Confident of support, Bucky declared, "You can make money or you can make sense," and moved resolutely forward into the unknown, recruiting students (myself among them) who paid his expenses in the form of tuition in order to join him as fellow explorers and workers.This uncomfortably idealistic strategy advanced many of Bucky's ideas to proof-of-concept. Nobody got rich, but nobody starved. Some brilliant new concepts were researched and demonstrated as artifacts.

The Chronofile's very chronology indicated that there seemed to be a natural gestation rate for each discovery. Bucky noted that high-velocity phenomena changed most quickly: radio (new then) and other electromagnetics changed the fastest. Aircraft design advanced strongly about every five years; automobiles, to this day deliberately designed notto be state-of-the-art, advanced every decade or so.

Essentially unmovable home architecture, still stuck in centuries-old styles and technology, was slowest of all. Millions of humans endured substandard, unhealthful living conditions. Bucky was not fooled by the sometimes charming appearance of otherwise inefficient, high-maintenance traditional homes. He decided to start his new lifework by solving the problems of shelter worldwide. In 1927, Bucky began to work on energy- and resource-efficient designs.

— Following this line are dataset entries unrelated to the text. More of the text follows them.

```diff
@@ -1179,24 +1206,29 @@
 			uint64_t *dst = stream + at;
 			for (int i = 0; i < WAVES; ++i)
 			{
-				const uint64_t *src = enc_lds + (size_t)i * cap;
-				const uint32_t n_all = sh_u32[i], n_lds = sh_u32[WAVES + i];
+				const bool back = enc_walks_back(i);
+				const uint32_t n_all = sh_u32[i], n_lds = sh_u32[WAVES + i], n_ext = n_all - n_lds;
+				const uint64_t *src = enc_lds + (size_t)i * cap + (back ? (uint32_t)cap - n_lds : 0u);
+				uint64_t *dst_lds = dst + (back ? n_ext : 0u);
 				uint32_t j = (uint32_t)lane;
 				for (; j + 192 < n_lds; j += 256)
 				{
 					const uint64_t v0 = src[j], v1 = src[j + 64], v2 = src[j + 128], v3 = src[j + 192];
-					dst[j] = v0, dst[j + 64] = v1, dst[j + 128] = v2, dst[j + 192] = v3;
+					dst_lds[j] = v0, dst_lds[j + 64] = v1, dst_lds[j + 128] = v2, dst_lds[j + 192] = v3;
 				}
 				for (; j < n_lds; j += 64)
-					dst[j] = src[j];
-				if (n_all > n_lds)
+					dst_lds[j] = src[j];
+				if (n_ext > 0)
 				{
-					const int r0 = enc_split(i, WAVES, nf), r1 = enc_split(i + 1, WAVES, nf);
-					const __amdgpu_buffer_rsrc_t sp = make_rsrc(arena + sh_u64[1 + i], (uint32_t)(r1 - r0) * RIRB1_REC_MAX_WORDS * 8u);
-					for (uint32_t q = (uint32_t)lane; q < n_all - n_lds; q += 64)
+					const int r0 = enc_split_mirrored(i, WAVES, nf), r1 = enc_split_mirrored(i + 1, WAVES, nf);
+					const uint32_t need = (uint32_t)(r1 - r0) * RIRB1_REC_MAX_WORDS;
+					const __amdgpu_buffer_rsrc_t sp = make_rsrc(arena + sh_u64[1 + i], need * 8u);
+					const uint32_t first = back ? need - n_ext : 0u;
+					uint64_t *dst_ext = dst + (back ? 0u : n_lds);
+					for (uint32_t q = (uint32_t)lane; q < n_ext; q += 64)
 					{
-						const v2u32 v = __builtin_amdgcn_raw_buffer_load_b64(sp, q * 8u, 0, 16 );
-						dst[n_lds + q] = ((uint64_t)v.y << 32) | v.x;
+						const v2u32 v = __builtin_amdgcn_raw_buffer_load_b64(sp, (first + q) * 8u, 0, 16 );
+						dst_ext[q] = ((uint64_t)v.y << 32) | v.x;
 					}
 				}
 				dst += n_all;
```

The Chronofile told him to expect a fifty-year delay before his ideas would be accepted and put to general use; it has turned out to take more time than he predicted. He also recognized that housing was just one part of a vast system of materials, tools, and skills. House-making was (and still is) a disorganized craft as compared to, say, Henry Ford's vast River Rouge factory complex and its disciplined global network of suppliers.

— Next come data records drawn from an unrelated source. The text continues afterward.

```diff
@@ -265,25 +286,12 @@
         cpx<T> *out = (cpx<T> *)a.out + (live ? lane : 0) * a.pitch_out;
         char *lds = smem + (size_t)ll * LANE_LDS * (HALF ? sizeof(T) : 2 * sizeof(T));
         cpx<T> v[E];
-        {
-            constexpr int R0 = RL::at(0), NB0 = N / R0, NBF0 = slots(0);
-            if constexpr (VEC == 2) {
-                static_assert(NBF0 % 2 == 0 && full(0) && full(RL::NP - 1), "VEC=2 needs an even number of whole butterfly rounds in the first and last pass");
-#pragma unroll
-                for (int q = 0; q < NBF0; q += 2)
-#pragma unroll
-                    for (int r = 0; r < R0; ++r) {
-                        const vec4f w = gload4<(NT & 2) != 0>((const float *)(in + jof<0>(t, q) + r * NB0));
-                        v[q * R0 + r] = mk<T>(w.x, w.y); v[(q + 1) * R0 + r] = mk<T>(w.z, w.w);
-                    }
-            } else {
-#pragma unroll
-                for (int q = 0; q < NBF0; ++q)
-                    if (full(0) || t + q * TPL < NB0) {
-#pragma unroll
-                        for (int r = 0; r < R0; ++r) v[q * R0 + r] = gload<T, (NT & 2) != 0>(in + t + q * TPL + r * NB0);
-                    }
-            }
+        if constexpr ((NT & 4) != 0) {
+            static_assert((NT & 2) != 0, "a kept share is a form of the streaming-load instances");
+            if (keep_block(lane, a.keep64, a.keep_shift)) load_lane<false>(v, in, t);
+            else load_lane<true>(v, in, t);
+        } else {
+            load_lane<(NT & 2) != 0>(v, in, t);
         }
         cpx<T> w[DERIVE ? E : 1];
         if constexpr (DERIVE && RL::NP > 1 && !(FLAGS & 1)) load_tw<1>(w, (const cpx<T> *)a.twp, t);
```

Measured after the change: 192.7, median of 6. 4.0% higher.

As Bucky worked on what was to become his first "Dymaxion" house, he recognized that to be optimally effective, design needed to be comprehensive and considered in terms of whole systems rather than as objects in isolation. It also had to be anticipatory of future needs and the appropriate timing of the application as indicated by logically continuing the graphs drawn from information in the Chronofile. Finally, design had to be scientific, informed by the latest scientific discoveries rather than past fads and superstitions. Bucky's Dymaxion designs demonstrated the advances that could be expected from a "Comprehensive, Anticipatory Design Science Revolution."

Revolution always encourages radical proposals and vigorous reactionary response to them. His comprehensive approach needed to deflect opposition from architects, builders, trade unions, code enforcers, and mortgage lenders who might attempt to kill his concepts in their infancy. Moreover, the strong, permanent, yet recyclable materials he needed were not yet available.Most importantly, he needed to get the public used to the idea of mass-produced housing.

By developing his designs in the form of futuristic models, he garnered much favorable public attention without irritating the complacent old guard. He also attracted younger people who would become his allies and proselytizers. Eventually, they would bring his concepts to widespread use. They are us, and we're behind schedule.